[Excerpts from a dataset]
#####

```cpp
extern "C" int uniter_num_params(const uniter_config_t* cfg) {
// ... 347 lines not shown
  const float* dh = nullptr;
  if (l == nl - 1 || m->all_layers) {
    dh = m->d_hidden + (m->all_layers ? (size_t)l * ((size_t)B * L * H) : 0);
    if (pl.packed) {
      UCHECK_RC(uniter_row_gather(dh, m->batch.pack_dst, pl.dpk, M, H, B * L, st));
      dh = pl.dpk;
    }
  }
  const bool hr = pl.head_rows && l == nl - 1;
  LayerBufs& pb = hr ? pl.hr : lb;
  const int Mp = hr ? B : M, row_step = hr ? L : 1;
  if (hr) {
    UCHECK_RC(head_rows_gather(pl.hr_dy, dh, B, L, (size_t)H * sizeof(float), st));
    dy = pl.hr_dy;
  } else if (l == nl - 1) {
    dy = dh;
  } else if (m->all_layers) {
    UCHECK_RC(launch_add_f32(pl.dsum, pl.layers[l + 1].dx, dh, MH, st));
    dy = pl.dsum;
  } else {
    dy = pl.layers[l + 1].dx;
  }
  const bool copies = pl.copies();
  const Act g2 = {ph > 0.f ? (copies ? nullptr : pb.g2) : pb.dz2, pb.g2b};
  const Act g1 = {ph > 0.f ? (copies ? nullptr : pb.g1) : pb.dz1, pb.g1b};
  const int ns_dy = (l == nl - 1 || m->all_layers) ? 1 : pl.ns_k3h;
  const int ns_dx = (l == 0 || m->all_layers) ? 1 : pl.ns_k3h;
  UCHECK_RC(ln_bwd(m, st, l, 1, dy, ns_dy, pb.z2, pb.mean2, pb.rstd2, pb.dz2, g2, pb.ln_ws2, ph, hr ? Mp : 0, row_step));
  const bool fuse_db1 = H % 64 == 0;
  const Switches& sw = uniter_switches();
  const bool attn_b16 = attn_is_b16(pl.attn_bwd);
  const bool fused_qb = pl.attn_bwd != ATTN_F32;
  const int ns_dctx = hr ? 1 : (pl.attn_bwd == ATTN_X3 && sw.dctx_split) ? pl.ns_kh_b : 1;
  const int ns_dy1 = hr ? pl.hr_ns_i : pl.ns_ki_b;
  const int epi_du = pl.gelu_d ? UNITER_EPI_MUL : UNITER_EPI_DGELU;
  const WgradGroup wg = copies ? wgrad_group(m, pl, l, m->launch_reserve, hr && Mp != M) : WgradGroup();
  const Act du = {pb.du, pb.dub}, dqkv = {lb.dqkv, lb.dqkvb};
  UCHECK_RC(linear(m, UNITER_K_GEMM_DGRAD, st, 1, Mp, I, H, l, L_W2, g2, du, 1, epi_du, nullptr, pb.u, nullptr,
                   (copies ? wg.colpart : fuse_db1) ? pb.du_csum : nullptr));
  UCHECK_RC(linear(m, UNITER_K_GEMM_DGRAD, st, 1, Mp, H, I, l, L_W1, du, Act{pb.dy1, nullptr}, ns_dy1, UNITER_EPI_ADD, nullptr, pb.dz2,
                   nullptr));
  UCHECK_RC(ln_bwd(m, st, l, 0, pb.dy1, ns_dy1, pb.z1, pb.mean1, pb.rstd1, pb.dz1, g1, pb.ln_ws1, ph, hr ? Mp : 0, row_step));
  const WgradProducts wp = {{I, H, 3 * H, H}, {H, I, H, H}, {pb.dub, pb.g2b, lb.dqkvb, pb.g1b}, {pb.y1b, pb.hactb, x.b, pb.ctxb},
                            {m->LG(l, L_W1), m->LG(l, L_W2), m->LG(l, L_QW), m->LG(l, L_OW)}, {Mp, Mp, M, Mp}};
  const int wp_all[4] = {0, 1, 2, 3}, wp_early[3] = {0, 1, 3}, wp_late[1] = {2};
  const bool wg_early = pl.prec == PREC_BF16 && pl.wg_group >= 2 && sd != st;
  if (wg_early) {
    UCHECK_HIP(hipEventRecord(m->ev_mid[l], st));
    UCHECK_HIP(hipStreamWaitEvent(sd, m->ev_mid[l], 0));
    UCHECK_RC(wgrad_launch(m, l, sd, wp, wp_early, 3, 1, 0, nullptr, true));
  }
  UCHECK_RC(linear(m, UNITER_K_GEMM_DGRAD, st, 1, Mp, H, H, l, L_OW, g1, Act{pb.dctx, nullptr}, ns_dctx, UNITER_EPI_NONE, nullptr, nullptr,
                   nullptr));
  if (hr) {
    const size_t rowb = (size_t)H * sizeof(float);
    UCHECK_HIP(hipMemsetAsync(lb.dctx, 0, MH * sizeof(float), st));
    UCHECK_RC(head_rows_scatter(lb.dctx, pb.dctx, B, L, rowb, st));
    UCHECK_HIP(hipMemsetAsync(lb.dz1, 0, MH * sizeof(float), st));
    UCHECK_RC(head_rows_scatter(lb.dz1, pb.dz1, B, L, rowb, st));
  }
  if (m->ag.out) {
    const uniter_model::AttnGrads& ag = m->ag;
    UCHECK_RC(uniter_attn_grad(lb.qkv, attn_b16 ? 1 : 0, pl.packed ? nullptr : m->batch.attention_mask, pl.packed ? m->batch.cu_seqlens : nullptr,
                               lb.dctx, ns_dctx, MH, ag.out + (size_t)l * ag.stride,
                               ag.head_sums ? ag.head_sums + (size_t)l * B * nh : nullptr, ag.ws, ag.ws_bytes, B, L, nh, ag.reduce, st));
  }
  {
    ProfScope ps(m, UNITER_K_ATTN_BWD, st);
    const AttnKernel k = pl.attn_bwd;
    const bool flags_only = attn_reads_flags_only(k);
    AttnCall c;
    c.B = B; c.L = L; c.nh = nh; c.qkv = lb.qkv; c.qkv_is_bf16 = attn_b16;
    c.mask = pl.packed ? nullptr : m->batch.attention_mask; c.cu_seqlens = pl.packed ? m->batch.cu_seqlens : nullptr;
    c.ctx = lb.ctx; c.lse = lb.lse; c.p_drop = pa; c.stream = st;
    c.keep_bits = fused_qb ? lb.keepb : nullptr;
    c.seed = flags_only ? 0 : m->seed; c.offset = flags_only ? 0 : m->offset; c.site = flags_only ? 0 : SITE_ATTN_PROBS(l);
// ... 462 lines not shown
```
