template <bool RAWB>
__device__ __forceinline__ void epi_barrier() {
  if constexpr (RAWB) {
    asm volatile("s_waitcnt lgkmcnt(0)" ::: "memory");
    __builtin_amdgcn_s_barrier();
  } else {
    __syncthreads();
  }
}

template <int PT, int CT, bool RAWB, bool EXACT, bool SACC, int NT, bool SIDE = true, bool PRE = false, bool SPL = false,
          int EG = 4>
__device__ __forceinline__ void conv_nt_epi_tail(const ConvNTArgs& a, char* smem, int p0, int c0, int by,
                                                 float* ssum, float* ssq, const char* pre = nullptr,
                                                 const float* pre_ss = nullptr, float* aacc = nullptr) {
  constexpr int OROW = CT * 2 + 16;
  const int tid = threadIdx.x;
  epi_barrier<RAWB>();
  constexpr int CPR = CT / 8;
  constexpr int NIT = PT * CPR / NT;
  static_assert(NT % CPR == 0 && (PT * CPR) % NT == 0, "staged-store mapping");
  const int chn = tid % CPR;
  const int kc = c0 + chn * 8;
  const bool act = SIDE && a.act_x != nullptr;
  const bool bstats = !SACC && a.stats != nullptr;
  float sc[8], sh[8], sgx[8], sg[8];
#pragma unroll
  for (int e = 0; e < 8; ++e) { sc[e] = 1.f; sh[e] = 0.f; sgx[e] = 0.f; sg[e] = 0.f; }
  const bool amask = act && a.act_mask != nullptr;
  float sgr[8];
#pragma unroll
  for (int e = 0; e < 8; ++e) sgr[e] = 0.f;
  if (act && !amask && kc < a.K) {
#pragma unroll
    for (int e = 0; e < 8; ++e) {
      sc[e] = PRE ? pre_ss[chn * 8 + e] : a.act_ss[kc + e];
      sh[e] = PRE ? pre_ss[CT + chn * 8 + e] : a.act_ss[a.K + kc + e];
    }
  }
  constexpr int GRP = NIT < EG ? NIT : EG;
  static_assert(NIT % GRP == 0, "epilogue row groups");
  const bool side = SIDE && (a.add_src != nullptr || act);
#pragma unroll
  for (int g0 = 0; g0 < NIT; g0 += GRP) {
    uint4 pa[GRP], px[GRP], pr[GRP];
    uint32_t pm[GRP];
    bool ph[GRP];
#pragma unroll
    for (int j = 0; j < GRP; ++j) {
      pa[j] = px[j] = pr[j] = make_uint4(0, 0, 0, 0);
      pm[j] = 0u;
      ph[j] = false;
    }
    if (PRE && side) {
#pragma unroll
      for (int j = 0; j < GRP; ++j) {
        if (a.add_src) {
          pa[j] = *(const uint4*)(pre + (size_t)(g0 + j) * NT * 16 + tid * 16);
          ph[j] = true;
        }
        if (act) px[j] = *(const uint4*)(pre + (size_t)(NIT + g0 + j) * NT * 16 + tid * 16);
      }
    } else if (side) {
#pragma unroll
      for (int j = 0; j < GRP; ++j) {
        const int row = ((g0 + j) * NT + tid) / CPR;
        const int m = p0 + row;
        if (m < a.M && kc < a.K && out_valid(a, m)) {
          const size_t o = (size_t)out_row(a, m) * a.K + kc;
          if (a.add_src) {
            const bf16_t* src = a.add_src + o;
// ... 887 lines not shown
#pragma unroll
      for (int ii = 0; ii < 2; ++ii) {
        const int row = ni * 128 + wq * 32 + ii * 16 + fr;
        const short8 v = *(const short8*)(s + 2 * HALF + row * 128 + (((ks * 4 + fk) ^ (row & 7)) << 4));
        if (ni == 0) Wa[ks][ii] = v;
        else Wb[ks][ii] = v;
      }
  };
  auto mma = [&](int ni, int mi) {
#pragma unroll
    for (int ks = 0; ks < 2; ++ks)
#pragma unroll
      for (int ii = 0; ii < 2; ++ii)
#pragma unroll
        for (int jj = 0; jj < 4; ++jj)
          acc[ni][ii][mi][jj] = __builtin_amdgcn_mfma_f32_16x16x32_bf16(ni == 0 ? Wa[ks][ii] : Wb[ks][ii], P[ks][jj],
                                                                        acc[ni][ii][mi][jj], 0, 0, 0);
  };
  pp_mainloop(smem, BUF, nk, grp, issue, rd_p, rd_w, mma);
  __syncthreads();

#pragma unroll
  for (int ni = 0; ni < 2; ++ni)
#pragma unroll
    for (int ii = 0; ii < 2; ++ii) {
      const int kloc = ni * 128 + wq * 32 + ii * 16 + fk * 4;
      float bia[4] = {0.f, 0.f, 0.f, 0.f};
      if (a.bias && c0 + kloc < a.K) {
#pragma unroll
        for (int r = 0; r < 4; ++r) bia[r] = a.bias[c0 + kloc + r];
      }
#pragma unroll
      for (int mi = 0; mi < 2; ++mi)
#pragma unroll
        for (int jj = 0; jj < 4; ++jj) {
          const int mloc = mi * 128 + grp * 64 + jj * 16 + fr;
          float v[4];
#pragma unroll
          for (int r = 0; r < 4; ++r) {
            v[r] = acc[ni][ii][mi][jj][r] + bia[r];
            if (a.relu) v[r] = fmaxf(v[r], 0.f);
          }
          *(uint2*)(smem + mloc * OROW + kloc * 2) = make_uint2(pack2bf(v[0], v[1]), pack2bf(v[2], v[3]));
        }
    }
  conv_nt_epi_tail<PT, CT, false, false, false, 512, true, false, SPL>(a, smem, p0, c0, by, nullptr, nullptr);
}

template <int CT>
__device__ __forceinline__ void worker_row(float* red, const float* lo, const float* hi, float* row, int c0, int K) {
  constexpr int CPR = CT / 8, RPT = 256 / CPR;
  const int tid = threadIdx.x;
  __syncthreads();
#pragma unroll
  for (int e = 0; e < 8; ++e) { red[tid * 16 + e] = lo[e]; red[tid * 16 + 8 + e] = hi[e]; }
  __syncthreads();
  for (int h = RPT / 2; h >= 1; h >>= 1) {
    if (tid < h * CPR) {
#pragma unroll
      for (int e = 0; e < 16; ++e) red[tid * 16 + e] += red[(tid + h * CPR) * 16 + e];
    }
    __syncthreads();
  }
  const int kc = c0 + tid * 8;
  if (tid < CPR && kc < K) {
#pragma unroll
    for (int e = 0; e < 8; ++e) { row[kc + e] = red[tid * 16 + e]; row[K + kc + e] = red[tid * 16 + 8 + e]; }
  }
}

__device__ __forceinline__ void glds16(const void* gptr, const void* lds) {
  const uint32_t l = __builtin_amdgcn_readfirstlane((uint32_t)(uintptr_t)(const __attribute__((address_space(3))) void*)lds);
  asm volatile("s_mov_b32 m0, %1\n\ts_nop 0\n\tglobal_load_lds_dwordx4 %0, off" ::"v"(gptr), "s"(l) : "memory", "m0");
}

template <int PT, int CT, int NKT, bool PRO, bool STEM = false, int NBUF = 2, bool SIDE = true>
__global__ __launch_bounds__(256) void conv1x1_stream_kernel(ConvNTArgs a, int ntiles) {
  constexpr int WP = PT / 2, WC = CT / 2;
  constexpr int TP = WP / 16, TC = WC / 16;
  constexpr int AI = PT / 32, WI = CT / 32;
  constexpr int ABUF = NKT * PT * 128;
  constexpr int WBUF = NKT * CT * 128;
  constexpr int OROW = CT * 2 + 16;
  constexpr int STG = PT * OROW > 16384 ? PT * OROW : 16384;
  constexpr int NIT = PT * (CT / 8) / 256;
  constexpr int MAXC = 512;
  constexpr int OFF_A = WBUF, OFF_S = WBUF + NBUF * ABUF, OFF_P = OFF_S + STG;
  constexpr int NDMA = NKT * AI;
  static_assert(NBUF == 2 || NBUF == 3, "ring depth");
  static_assert(2 * NIT + NDMA <= 63, "vmcnt range");
  __shared__ __attribute__((aligned(16))) char smem[OFF_P + (PRO ? MAXC * 8 : 0)];
  typedef __attribute__((address_space(1))) const void gvoid;
  typedef __attribute__((address_space(3))) void lvoid;
  static_assert(NIT >= 1 && NIT <= 15, "vmcnt lower bound");

  const int tid = threadIdx.x, lane = tid & 63, wave = tid >> 6;
  const int nb = gridDim.x * gridDim.y;
  const int bid = xcd_remap(blockIdx.y * gridDim.x + blockIdx.x, nb);
  const int bx = bid % gridDim.x, by0 = bid / gridDim.x;
  const int c0 = bx * CT;
  const int lr = lane >> 3;
  const int ch = (lane & 7) ^ lr;
  const char* xg = (const char*)a.x;
  const char* wg = (const char*)a.w;
  const char* zg = (const char*)a.zero;
  float* s_scale = (float*)(smem + OFF_P);
  float* s_shift = s_scale + MAXC;
  if constexpr (PRO) {
    for (int c = tid; c < a.C; c += 256) { s_scale[c] = a.in_scale[c]; s_shift[c] = a.in_shift[c]; }
  }
#pragma unroll
  for (int kt = 0; kt < NKT; ++kt) {
#pragma unroll
    for (int j = 0; j < WI; ++j) {
      const int row = c0 + 8 * (wave + 4 * j) + lr;
      const int k = kt * 64 + ch * 8;
      const bool v = (row < a.K) & (k < a.Kg);
      const char* src = wg + (size_t)(uint32_t)((row * a.Kg + k) * 2);
      __builtin_amdgcn_global_load_lds((gvoid*)(v ? src : zg), (lvoid*)(smem + kt * CT * 128 + (wave + 4 * j) * 1024),
                                       16, 0, 0);
    }
  }
  const char* srcs[NKT * AI];
  auto issue = [&](int t, int buf) {
    char* base = smem + OFF_A + buf * ABUF;
    uint32_t pix[AI];
    if constexpr (STEM) {
#pragma unroll
      for (int j = 0; j < AI; ++j) {
        const int m = t * PT + 8 * (wave + 4 * j) + lr;
        const uint32_t mm = m < a.M ? (uint32_t)m : 0u;
        const uint32_t n = fdiv(mm, a.fd_PQ), rem = mm - n * (a.P * a.Q);
        const uint32_t p = fdiv(rem, a.fd_Q), q = rem - p * a.Q;
        pix[j] = ((n * a.Hin + p * a.stride) * a.Win + q * a.stride) * 8u;
      }
    }
#pragma unroll
    for (int kt = 0; kt < NKT; ++kt) {
      const int k = kt * 64 + ch * 8;
#pragma unroll
      for (int j = 0; j < AI; ++j) {
        const int m = t * PT + 8 * (wave + 4 * j) + lr;
        const bool v = (m < a.M) & (k < a.Kg);
        const char* src = STEM ? xg + (size_t)(pix[j] + (uint32_t)((k >> 5) * a.Win * 8 + (k & 31) * 2))
                               : xg + (size_t)(uint32_t)(m * a.pix_bytes + k * 2);
        srcs[kt * AI + j] = v ? src : zg;
        glds16(srcs[kt * AI + j], base + kt * PT * 128 + (wave + 4 * j) * 1024);
      }
    }
  };
  auto transform = [&](int t, int buf) {
    char* base = smem + OFF_A + buf * ABUF;
#pragma unroll
    for (int kt = 0; kt < NKT; ++kt) {
      const int k = kt * 64 + ch * 8;
      if (k < a.Kg) {
        const float4 s0 = *(const float4*)(s_scale + k), s1 = *(const float4*)(s_scale + k + 4);
        const float4 h0 = *(const float4*)(s_shift + k), h1 = *(const float4*)(s_shift + k + 4);
        const float sc[8] = {s0.x, s0.y, s0.z, s0.w, s1.x, s1.y, s1.z, s1.w};
        const float sh[8] = {h0.x, h0.y, h0.z, h0.w, h1.x, h1.y, h1.z, h1.w};
#pragma unroll
        for (int j = 0; j < AI; ++j) {
          const int m = t * PT + 8 * (wave + 4 * j) + lr;
          if (m < a.M) {
            uint4* pp = (uint4*)(base + kt * PT * 128 + (wave + 4 * j) * 1024 + lane * 16);
            const uint4 q = *pp;
            uint32_t u[4] = {q.x, q.y, q.z, q.w};
#pragma unroll
            for (int e = 0; e < 4; ++e) {
              const float lo = fmaxf(fmaf(lo_bf(u[e]), sc[2 * e], sh[2 * e]), 0.f);
              const float hi = fmaxf(fmaf(hi_bf(u[e]), sc[2 * e + 1], sh[2 * e + 1]), 0.f);
              u[e] = pack2bf(lo, hi);
            }
            *pp = make_uint4(u[0], u[1], u[2], u[3]);
          }
        }
      }
    }
  };

  const int wp = wave % 2, wc = wave / 2;
  const int fr = lane & 15, fk = lane >> 4;
  float ssum[8], ssq[8], aacc[24];
#pragma unroll
  for (int e = 0; e < 8; ++e) { ssum[e] = 0.f; ssq[e] = 0.f; }
#pragma unroll
  for (int e = 0; e < 24; ++e) aacc[e] = 0.f;
  int t = by0;
  const int gy = gridDim.y;
  if (t < ntiles) issue(t, 0);
  if (NBUF == 3 && t + gy < ntiles) issue(t + gy, 1);
  asm volatile("s_waitcnt vmcnt(0)" ::: "memory");
  __syncthreads();
  int buf = 0;
  for (int it = 0; t < ntiles; ++it, t += gy) {
    if constexpr (NBUF == 2) {
      if (it > 0) asm volatile("s_waitcnt vmcnt(%0)" ::"n"(NIT) : "memory");
    } else if (it >= 2) {
      if (t + gy < ntiles) asm volatile("s_waitcnt vmcnt(%0)" ::"n"(2 * NIT + NDMA) : "memory");
      else asm volatile("s_waitcnt vmcnt(%0)" ::"n"(2 * NIT) : "memory");
    }
    if constexpr (PRO) transform(t, buf);
    asm volatile("s_waitcnt lgkmcnt(0)" ::: "memory");
    __builtin_amdgcn_s_barrier();
    if constexpr (NBUF == 2) {
      if (t + gy < ntiles) issue(t + gy, buf ^ 1);
    } else {
      if (t + 2 * gy < ntiles) issue(t + 2 * gy, buf == 0 ? 2 : buf - 1);
    }
    f32x4 acc[TC][TP];
#pragma unroll
    for (int i = 0; i < TC; ++i)
#pragma unroll
      for (int j = 0; j < TP; ++j) acc[i][j] = (f32x4){0.f, 0.f, 0.f, 0.f};
    const char* abase = smem + OFF_A + buf * ABUF;
#pragma unroll
    for (int kt = 0; kt < NKT; ++kt) {
#pragma unroll
      for (int ks = 0; ks < 2; ++ks) {
        short8 bf[TP], af[TC];
        const int chn = ks * 4 + fk;
#pragma unroll
        for (int j = 0; j < TP; ++j) {
          const int row = wp * WP + j * 16 + fr;
          bf[j] = *(const short8*)(abase + kt * PT * 128 + row * 128 + ((chn ^ (row & 7)) << 4));
        }
#pragma unroll
        for (int i = 0; i < TC; ++i) {
          const int row = wc * WC + i * 16 + fr;
          af[i] = *(const short8*)(smem + kt * CT * 128 + row * 128 + ((chn ^ (row & 7)) << 4));
        }
#pragma unroll
        for (int i = 0; i < TC; ++i)
#pragma unroll
          for (int j = 0; j < TP; ++j)
            acc[i][j] = __builtin_amdgcn_mfma_f32_16x16x32_bf16(af[i], bf[j], acc[i][j], 0, 0, 0);
      }
    }
    conv_nt_epilogue<PT, CT, WP, WC, 1, true, true, true, true, 256, SIDE>(a, acc, smem + OFF_S, t * PT, c0, t, ssum,
                                                                           ssq, nullptr, nullptr, aacc);
#pragma unroll
    for (int i = 0; i < NKT * AI; ++i) asm volatile("" ::"v"(srcs[i]));
    buf = buf + 1 == NBUF ? 0 : buf + 1;
  }
  asm volatile("s_waitcnt vmcnt(0)" ::: "memory");
  if (a.stats) worker_row<CT>((float*)(smem + OFF_S), ssum, ssq, a.stats + (size_t)by0 * (2 * a.K), c0, a.K);
  if (SIDE && a.act_x && a.act_sums) {
    const int rw = a.act_r ? 4 : 2;
    float* row = a.act_sums + (size_t)by0 * (rw * a.K);
    worker_row<CT>((float*)(smem + OFF_S), aacc, aacc + 8, row, c0, a.K);
    if (a.act_r) worker_row<CT>((float*)(smem + OFF_S), aacc + 16, aacc + 8, row + 2 * a.K, c0, a.K);
  }
}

#####

All lines in the records above with "batch" need to be found and copied.

» TASK ANSWER:
      UCHECK_RC(uniter_row_gather(dh, m->batch.pack_dst, pl.dpk, M, H, B * L, st));
    UCHECK_RC(uniter_attn_grad(lb.qkv, attn_b16 ? 1 : 0, pl.packed ? nullptr : m->batch.attention_mask, pl.packed ? m->batch.cu_seqlens : nullptr,
    c.mask = pl.packed ? nullptr : m->batch.attention_mask; c.cu_seqlens = pl.packed ? m->batch.cu_seqlens : nullptr;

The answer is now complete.